Nine of the index’s 11 major sectors were lower, while the energy sector gained 1.6 per cent and health care stocks were up 3.1 per cent.

The financials sector edged down 0.4 per cent, while the materials sector, which includes precious and base metals miners, shed 1.5 per cent.

Leading the index were Canopy Growth Corp., up 7.9 per cent, Crescent Point Energy Corp., up 7.5 per cent, and Enerplus Corp., higher by 6.9 per cent.

Lagging shares were Interfor Corp., down 8.1 per cent, Canfor Corp., down 5.5 per cent, and Centerra Gold Inc., lower by 4.8 per cent.

Stocks on Wall Street hovered near break-even as the benchmark S&P 500 index was about 1 per cent away from the record high hit in September, boosted in part by largely positive earnings in a market that had sharply lowered its expectations.

About one-third of the S&P 500 companies, including Boeing Co., Amazon.com Inc. and Facebook Inc., will report their quarterly earnings this week.

The results will determine whether investors should be concerned about the start of an earnings recession or whether back-to-back quarters of negative growth can be avoided.

S&P 500 profits are expected to drop 1.7 per cent year-over-year, according to Refinitiv data, in what could be the first earnings contraction since 2016.

“The market knows and understands earnings are going to be markedly lower this quarter,” said Robert Almeida, global investment strategist at MFS Investment Management in Boston. “It’s the beginning of the next turn in the cycle which is softer earnings.”

The S&P energy index jumped 2.1 per cent, the most among the major S&P sectors, as oil prices surged on the U.S. crackdown on Iranian oil exports.

The Dow Jones Industrial Average fell 48.49 points, or 0.18 per cent, to 26,511.05, the S&P 500 gained 2.94 points, or 0.10 per cent, to 2,907.97 and the Nasdaq Composite added 17.21 points, or 0.22 per cent, to 8,015.27.

Overnight in Asia shares slipped, pulled lower by underperforming Chinese stocks that retreated from a 13-month high. Comments from top policy-making bodies raised investor fears that Beijing will slow the pace of policy easing after some signs of stabilization in China.

MSCI’s broadest index of Asia-Pacific shares outside Japan lost 0.3 per cent, edging away from a nine-month peak last week after Chinese economic data beat expectations and eased concerns about the health of the world economy.

The Shanghai Composite Index closed down 1.7 per cent and Japan’s Nikkei edged up 0.08 per cent.

The greenback has found support in recent weeks on the back of a gradual rise in U.S. 10-year Treasury yields and signs of strength in the world’s top economy, including better-than-expected retail sales in March.

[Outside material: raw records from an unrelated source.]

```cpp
struct irbpp_env {
    irbpp_config cfg;
    Params P;
    Tables T;
    State S;
    bool shapes_loaded = false, seq_loaded = false, was_reset = false;
    bool item_order = false;
    long long* phase_cycles = nullptr;
    int32_t* auto_actions = nullptr;
    int heavy_turn = 0;
    int32_t* err_mirror = nullptr;
    std::vector<std::pair<const float*, int32_t*>> obs_buffers;
    std::vector<hipEvent_t> timing;
    size_t timing_next = 0, timing_used = 0;
// ... 338 lines not shown
            if (block_b && ((block_rots >> r) & 1))
                for (int ti = 0; ti < s.fx / block_b; ++ti)
                    for (int tj = 0; tj < s.fy / block_b; ++tj) {
                        const int64_t e0 = off + (int64_t)(ti * block_b) * s.fy + tj * block_b;
                        if (mask_bottom[e0] != 0.0)
                            blkcell.push_back(Cell{height_bottom[e0], (ti * block_b / P.step) * mb_w + tj * block_b / P.step, 0});
                    }
            s.nblk = (int32_t)blkcell.size() - s.oblk;
            if (!box && (!block_b || mixed))
                for (int e = 0; e < s.nb; ++e) {
                    const Cell& c = bcell[s.ob + e];
                    const int ci = c.ij & 0xFFFF, cj = c.ij >> 16;
                    const int off = ((ci % P.step) * P.step + cj % P.step) * P.AC + (ci / P.step) * P.Ay + cj / P.step;
                    gcell.push_back(GCell{c.v, off * 8, 0});
                }
            if (box) {
                while (s.bx < s.fx && mask_bottom[off + (int64_t)s.bx * s.fy] != 0.0) ++s.bx;
                while (s.by < s.fy && mask_bottom[off + s.by] != 0.0) ++s.by;
                s.bc = height_bottom[off];
            }
            if (s.nb == 0 && !s.has_out) return IRBPP_ERR_ARG;
        }
    }
    if (bcell.empty()) bcell.push_back(Cell{0.0, 0, 0});
    if (tcell.empty()) tcell.push_back(Cell{0.0, 0, 0});
    if (blkcell.empty()) blkcell.push_back(Cell{0.0, 0, 0});
    if (gcell.empty()) gcell.push_back(GCell{0.0, 0, 0});
    for (int i = 0; i < 8; ++i) gcell.push_back(GCell{0.0, 0, 0});
    Tables& T = env->T;
    int rc = dev_upload(env, &T.sr, sr.data(), sr.size());
    if (rc == IRBPP_OK) rc = dev_upload(env, &T.bcell, (const Cell*)bcell.data(), bcell.size());
    if (rc == IRBPP_OK) rc = dev_upload(env, &T.tcell, (const Cell*)tcell.data(), tcell.size());
    if (rc == IRBPP_OK) rc = dev_upload(env, &T.blkcell, (const Cell*)blkcell.data(), blkcell.size());
    if (rc == IRBPP_OK) rc = dev_upload(env, &T.gcell, (const GCell*)gcell.data(), gcell.size());
    if (rc == IRBPP_OK) rc = dev_upload(env, &T.volume, volumes, (size_t)n_shapes);
    if (rc != IRBPP_OK) return rc;
    T.n_shapes = n_shapes;
    if (block_b || box) {
        env->P.block_b = block_b;
        env->P.block_rots = block_rots;
        env->P.mb_h = mb_h;
        env->P.mb_w = mb_w;
        env->P.box = box ? 1 : 0;
        layout_lds_host(env->P);
        if (env->P.lds_bytes_full > 160 * 1024) return IRBPP_ERR_ARG;
        if (raise_lds_limits() != IRBPP_OK) return IRBPP_ERR_HIP;
// ... 773 lines not shown
```

irbpp_amd/csrc/irbpp_device.h:

```cpp
#pragma once
#include <hip/hip_runtime.h>
#include <stdint.h>

namespace irbpp {

#ifndef IRBPP_CONTOUR_IPT
#define IRBPP_CONTOUR_IPT 2
#endif
constexpr int CONTOUR_IPT = IRBPP_CONTOUR_IPT;

constexpr int WMETA = 8;
constexpr int NXCD = 8;
constexpr int XCD_STRIDE = 64;
#ifndef IRBPP_TRACE_P
#define IRBPP_TRACE_P 2
#endif
constexpr int ROUND_POINTS = 64 * IRBPP_TRACE_P, ROUND_BYTES = ROUND_POINTS * 7;
constexpr int MAX_BINS = 1 << 20;
constexpr int TUNED_MAX_LEVELS = 31;
constexpr int MAX_LEVELS = 222;

struct ShapeRot {
    int32_t fx, fy;
    int32_t ax, ay;
    int32_t nb, nt;
    int32_t ob, ot;
    int32_t has_out;
    int32_t pad;
    int32_t nblk, oblk;
    int32_t bx, by;
    double bc;
    double ext_x, ext_y, ext_z;
    double ext_z_r;
    double com_x, com_y;
};

struct Cell {
    double v;
    int32_t ij;
    int32_t pad;
};

struct alignas(16) GCell { double b; int32_t off; int32_t pad; };

struct Tables {
    const ShapeRot* sr;
    const Cell* bcell;
    const Cell* tcell;
    const Cell* blkcell;
    const GCell* gcell;
    const double* volume;
// ... 246 lines not shown
```

irbpp_amd/csrc/irbpp_kernels.hip:

```cpp
#include <hip/hip_runtime.h>
#include <math.h>
#include <stdint.h>

#include "contours_device.h"
#include "irbpp_device.h"
#include "../../include/irbpp.h"

#ifndef IRBPP_PASS
#define IRBPP_PASS 1
#endif

#undef IRBPP_HERE
#undef IRBPP_PASS_NS
#if IRBPP_PASS == 1
#define IRBPP_HERE ::irbpp::
#elif IRBPP_PASS == 2
#define IRBPP_HERE ::irbpp::wg512::
#define IRBPP_PASS_NS wg512
#else
#define IRBPP_HERE ::irbpp::wg128::
#define IRBPP_PASS_NS wg128
#endif

namespace irbpp {
// ... 244 lines not shown
};

__device__ inline Lds carve_lds(unsigned char* smem, const Params& P) {
    Lds L;
    L.sr = (int*)(smem + P.o_sr);
    L.hm = (double*)(smem + P.o_hm);
    L.mb = (double*)(smem + P.o_mb);
    L.c2 = (double*)(smem + P.o_c2);
    L.m1 = (double*)(smem + P.o_m1);
    L.posz = (double*)(smem + P.o_posz);
    L.lev = smem + P.o_lev;
    L.present = (unsigned long long*)(smem + P.o_present);
    L.taskidx = (uint16_t*)(smem + P.o_taskidx);
    L.tasklist = (uint16_t*)(smem + P.o_tasklist);
    L.img = (uint16_t*)(smem + P.o_img);
    L.clist = (uint16_t*)(smem + P.o_clist);
    L.dps = (uint32_t*)(smem + P.o_dps);
    L.vmask = (uint32_t*)(smem + P.o_vmask);
    L.vbits = (uint32_t*)(smem + P.o_vbits);
    L.scratch = smem + P.o_scratch;
    L.redd = (double*)(smem + P.o_red);
    L.redi = (int*)(L.redd + 8);
    return L;
}

#endif
constexpr int CONTOUR_IMGS = CONTOUR_IPT * (BLOCK / 16);
constexpr int CONTOUR_CLIST = 256;

__device__ inline int contour_tasks(const Params& P, const Lds& L) {
    const int tid = threadIdx.x, R = P.R;
    int ntasks = 0;
    for (int r = 0; r < R; ++r) ntasks += __popcll(L.present[r]);
#pragma unroll 1
    for (int t = tid; t < R * 64; t += BLOCK) {
        const int r = t >> 6, l = t & 63;
        const unsigned long long m = L.present[r];
        if ((m >> l) & 1ull) {
            int base = 0;
            for (int q = 0; q < r; ++q) base += __popcll(L.present[q]);
            const int idx = base + __popcll(m & ((1ull << l) - 1ull));
            L.tasklist[idx] = (uint16_t)((r << 8) | l);
            L.taskidx[t] = (uint16_t)idx;
        }
    }
    return ntasks;
// ... 440 lines not shown
            const int pi = fdiv(t, P.mb_w, P.mg_mbw), pj = t - pi * P.mb_w;
            const double* c = L.c2 + pi * Ay + pj;
            double m = -1e300;
            for (int i = 0; i < mq; ++i)
                for (int j = 0; j < mq; ++j) m = fmax(m, c[i * Ay + j]);
            L.mb[t] = m;
        }
    }
    __syncthreads();
    const bool bl_lds = use_block && item >= 0 && bl_total <= AC / 2;
    typedef int32_t bl_words __attribute__((ext_vector_type(4)));
    bl_words* const bl = (bl_words*)L.c2;
    if (bl_lds) {
        if (tid < bl_total) {
            bl_words w;
            w.x = __double2loint(bl_entry.v); w.y = __double2hiint(bl_entry.v); w.z = bl_entry.ij * 8; w.w = 0;
            bl[tid] = w;
        }
        __syncthreads();
    }

    const int lane = tid & 63, wave = __builtin_amdgcn_readfirstlane(tid >> 6);
    int my_valid = 0;
    if (use_block || use_box) {
    constexpr int CELLS = BLOCK >= 256 ? 1 : 256 / BLOCK;
    if (CELLS > 1 && use_box) __builtin_trap();
#pragma unroll 1
    for (int ci = 0; ci < CELLS; ++ci) {
    const int cell = CELLS == 1 ? tid : tid + ci * BLOCK;
    const int X = fdiv(cell, Ay, P.mg_ay), Y = cell - X * Ay;
    double zs[8];
    bool vs[8];
    if (use_box) {
        double* const m1 = L.m1;
#pragma unroll
        for (int r = 0; r < 8; ++r) {
            zs[r] = 1e3;
            vs[r] = false;
            if (r >= R || item < 0) continue;
            const ShapeRot* sp = (const ShapeRot*)srw + r;
            const int s_ax = __builtin_amdgcn_readfirstlane(sp->ax), s_ay = __builtin_amdgcn_readfirstlane(sp->ay);
            const int bx = __builtin_amdgcn_readfirstlane(sp->bx), by = __builtin_amdgcn_readfirstlane(sp->by);
            const int has_out = __builtin_amdgcn_readfirstlane(sp->has_out);
            const double ext_z_r = sp->ext_z_r, bc = sp->bc;
            for (int idx = tid; idx < P.Hx * Ay; idx += BLOCK) {
                const int i = fdiv(idx, Ay, P.mg_ay), yy = idx - i * Ay;
                if (yy <= Ay - s_ay) {
                    const double* rowp = L.hm + tile_row_part(P, i);
                    double m = -1e300;
                    for (int j = 0; j < by; ++j) m = fmax(m, rowp[tile_col_part(P, yy * P.step + j)]);
                    m1[idx] = m;
                }
            }
            __syncthreads();
            const bool in_range = cell < AC && X <= Ax - s_ax && Y <= Ay - s_ay;
            if (in_range) {
                const double* colp = m1 + X * P.step * Ay + Y;
                double m = -1e300;
                for (int i = 0; i < bx; ++i) m = fmax(m, colp[i * Ay]);
                m = m - bc;
                if (has_out) m = fmax(m, 0.0);
                zs[r] = m;
                vs[r] = round6_scaled(m + ext_z_r - P.bin_z) <= 0.0;
            }
            __syncthreads();
        }
    } else {
    int ncell_next = 0, off_next = 0;
    Cell pre = {};
    if (bl_lds) {
    for (int rep = 0; rep < IRBPP_REPS(2); ++rep) {
#pragma unroll
    for (int r = 0; r < 8; ++r) {
        zs[r] = 1e3;
        vs[r] = false;
        if (r >= R || !((brots >> r) & 1u)) continue;
        const ShapeRot* sp = (const ShapeRot*)srw + r;
        const int s_ax = __builtin_amdgcn_readfirstlane(sp->ax), s_ay = __builtin_amdgcn_readfirstlane(sp->ay);
        const int has_out = __builtin_amdgcn_readfirstlane(sp->has_out);
        const int ne = __builtin_amdgcn_readfirstlane(sp->nblk), e0 = __builtin_amdgcn_readfirstlane(sp->oblk) - bl_first;
        const double ext_z_r = sp->ext_z_r;
        const bool in_range = cell < AC && X <= Ax - s_ax && Y <= Ay - s_ay;
        if (in_range) {
            const char* const hb = (const char*)(L.mb + X * P.mb_w + Y);
            const bl_words* const be = bl + e0;
            double m = has_out ? 0.0 : -1e300;
            int u = 0;
            for (; u + 4 <= ne; u += 4) {
                bl_words q[4];
                double hv[4];
#pragma unroll
                for (int k = 0; k < 4; ++k) q[k] = be[u + k];
#pragma unroll
                for (int k = 0; k < 4; ++k) hv[k] = *(const double*)(hb + q[k].z);
#pragma unroll
                for (int k = 0; k < 4; ++k) m = fmax(m, hv[k] - __hiloint2double(q[k].y, q[k].x));
            }
            for (; u < ne; ++u) {
                const bl_words q = be[u];
// ... 2 lines not shown
            zs[r] = m;
            vs[r] = round6_scaled(m + ext_z_r - P.bin_z) <= 0.0;
        }
    }
    }
    } else
    for (int rep = 0; rep < IRBPP_REPS(2); ++rep) {
    if (item >= 0) {
        const ShapeRot* s0 = (const ShapeRot*)srw;
        ncell_next = __builtin_amdgcn_readfirstlane(s0->nblk);
        off_next = __builtin_amdgcn_readfirstlane(s0->oblk);
        const Cell* c0 = T.blkcell + off_next;
        if (ncell_next > 0) pre = c0[lane < ncell_next ? lane : ncell_next - 1];
    }
#pragma unroll
    for (int r = 0; r < 8; ++r) {
        zs[r] = 1e3;
        vs[r] = false;
        if (r >= R || item < 0) continue;
        const ShapeRot* sp = (const ShapeRot*)srw + r;
        const int s_ax = __builtin_amdgcn_readfirstlane(sp->ax), s_ay = __builtin_amdgcn_readfirstlane(sp->ay);
        const int has_out = __builtin_amdgcn_readfirstlane(sp->has_out);
        const double ext_z_r = sp->ext_z_r;
        const int ncell = ((brots >> r) & 1u) ? ncell_next : 0, off0 = off_next;
        Cell c = pre;
        if (r + 1 < R) {
            const ShapeRot* sn = sp + 1;
            ncell_next = __builtin_amdgcn_readfirstlane(sn->nblk);
            off_next = __builtin_amdgcn_readfirstlane(sn->oblk);
            const Cell* cn = T.blkcell + off_next;
            if (ncell_next > 0) pre = cn[lane < ncell_next ? lane : ncell_next - 1];
        }
        const bool in_range = cell < AC && X <= Ax - s_ax && Y <= Ay - s_ay;
        const double* h0 = L.mb + X * P.mb_w + Y;
        double m = has_out ? 0.0 : -1e300;
        const Cell* cells = T.blkcell + off0;
        for (int base = 0; base < ncell; base += 64) {
            if (base > 0) {
                const int idx = base + lane < ncell ? base + lane : ncell - 1;
                c = cells[idx];
            }
            const int cnt = ncell - base < 64 ? ncell - base : 64;
            int c_off = c.ij;
            int c_lo = (int)__double2loint(c.v), c_hi = (int)__double2hiint(c.v);
            asm volatile("" : "+v"(c_off), "+v"(c_lo), "+v"(c_hi));
            if (in_range) {
                int u = 0;
                for (; u + 8 <= cnt; u += 8) {
                    double hv[8], vv[8];
#pragma unroll
                    for (int k = 0; k < 8; ++k) {
                        const int off = __builtin_amdgcn_readlane(c_off, u + k);
                        vv[k] = __hiloint2double(__builtin_amdgcn_readlane(c_hi, u + k),
                                                 __builtin_amdgcn_readlane(c_lo, u + k));
                        hv[k] = h0[off];
                    }
#pragma unroll
                    for (int k = 0; k < 8; ++k) m = fmax(m, hv[k] - vv[k]);
                }
                for (; u < cnt; ++u) {
                    const int off = __builtin_amdgcn_readlane(c_off, u);
                    const double v = __hiloint2double(__builtin_amdgcn_readlane(c_hi, u),
                                                      __builtin_amdgcn_readlane(c_lo, u));
                    m = fmax(m, h0[off] - v);
                }
            }
        }
        if (in_range && ((brots >> r) & 1u)) {
            zs[r] = m;
            vs[r] = round6_scaled(m + ext_z_r - P.bin_z) <= 0.0;
        }
    }
    }
    }
    int level_code[8];
    for (int rep = 0; rep < IRBPP_REPS(7); ++rep) {
    if (rep) my_valid = 0;
    const bool rows_align = (1 << P.g_ysh) == Ay;
#pragma unroll
    for (int r = 0; r < 8; ++r) {
        level_code[r] = 255;
        if (r >= R || (!use_box && !((brots >> r) & 1u))) continue;
        const double z = zs[r];
        const bool valid = vs[r];
        if (cell < AC) {
            if (debug_out) {
                const KernArgsPtr ka = cold_args();
                ka->io.posz_out[((size_t)b * R + r) * AC + cell] = z;
                ka->io.mask_out[((size_t)b * R + r) * AC + cell] = valid ? 1 : 0;
            }
            int code = 255;
            if (valid) {
                if (!debug_out) zdst[r * AC + cell] = z;
                const int li = np_floor_divide_int(z, P.res_z, P.inv_res_z);
                if (li != -1) {
                    const int idx = li + 32;
                    if (idx < 0 || idx > 63) raise_error(S, IRBPP_DEVERR_LEVEL_RANGE);
                    else code = idx;
                }
                ++my_valid;
                L.lev[r * AC + cell] = (uint8_t)code;
                if (!rows_align) atomicOr(&L.vbits[r * 16 + X], 1u << Y);
            }
            level_code[r] = code;
        }
        if (rows_align) {
            const unsigned long long bal = __ballot(valid && cell < AC);
            if (Y == 0 && cell < AC) L.vbits[r * 16 + X] = (uint32_t)(bal >> (lane & ~(Ay - 1))) & ((1u << Ay) - 1u);
        }
    }
#pragma unroll
    for (int r = 0; r < 8; ++r) {
        if (r >= R || (!use_box && !((brots >> r) & 1u))) continue;
        const int code = level_code[r];
        unsigned long long todo = __ballot(code != 255), bits = 0ull;
        while (todo) {
            const int c = __builtin_amdgcn_readlane(code, __ffsll((long long)todo) - 1);
            bits |= 1ull << c;
            todo &= ~__ballot(code == c);
        }
        if ((tid & 63) == 0 && bits) atomicOr(&L.present[r], bits);
    }
    }
    }
    }
    if (use_lists) {
    const int ysh = P.g_ysh, rpw = 64 >> ysh;
    const int rs = lane >> ysh, Y = lane & ((1 << ysh) - 1);
    const bool rows_whole = (1 << ysh) == Ay;
    int my_grp = 0;
    if (lane < R && item >= 0 && !((brots >> lane) & 1u)) {
        const ShapeRot* sp = (const ShapeRot*)srw + lane;
        const int wx = Ax - sp->ax + 1, wy = Ay - sp->ay + 1;
        if (wx > 0 && wy > 0) my_grp = (wx + rpw - 1) >> (6 - ysh);
    }
    const int t3 = my_grp > 3 ? 2 : (my_grp > 0 ? 1 : 0), t2 = (my_grp + 1) >> 1;
// ... 91 lines not shown
            const char* h2[2] = {h1[0], lane_base(X0 + rpw)};
            const char* h3[3] = {h1[0], h2[1], lane_base(X0 + 2 * rpw)};
            if (G == 1) gcell_walk<1, 0>(gc, nb, h1, init, (double(&)[1])z[0]);
            else if (G == 2) gcell_walk<2, 0>(gc, nb, h2, init, (double(&)[2])z[0]);
            else gcell_walk<3, 0>(gc, nb, h3, init, z);
        }
        task_finish(r, X0, s_ax, s_ay, ext_z_r, z[0]);
        if (G > 1) task_finish(r, X0 + rpw, s_ax, s_ay, ext_z_r, z[1]);
        if (G > 2) task_finish(r, X0 + 2 * rpw, s_ax, s_ay, ext_z_r, z[2]);
        task_presence(r);
    }
    asm volatile("" :: "v"(pref));
    if (debug_out)
        for (int i = tid; i < R * AC; i += BLOCK) {
            const int r = fdiv(i, AC, P.mg_ac), cell = i - r * AC, X = fdiv(cell, Ay, P.mg_ay), Y = cell - X * Ay;
            const ShapeRot* sp = (const ShapeRot*)srw + r;
            if (((brots >> r) & 1u) == 0u && (item < 0 || X > Ax - sp->ax || Y > Ay - sp->ay)) {
                const KernArgsPtr ka = cold_args();
                ka->io.posz_out[((size_t)b * R + r) * AC + cell] = 1e3;
                ka->io.mask_out[((size_t)b * R + r) * AC + cell] = 0;
            }
        }
    }
    return block_sum_int(my_valid, L.redi);
}
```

The dollar index fell 0.19 per cent, with the euro up 0.12 per cent to $1.1259. The Japanese yen was flat versus the greenback at 111.95 per dollar.

The Treasury yield curve steepened at the start of a busy week in which $237 billion of new U.S. government debt will be auctioned off.

The spread between the two- and 10-year note yields , the most common measure of the yield curve, steepens when longer-dated yields rise faster than shorter-dated yields, suggesting bullish investor sentiment.

Benchmark 10-year notes last fell 9/32 in price to push its yield up to 2.5921 per cent.

U.S. gold futures settled 0.1 per cent higher at $1,277.60 an ounce.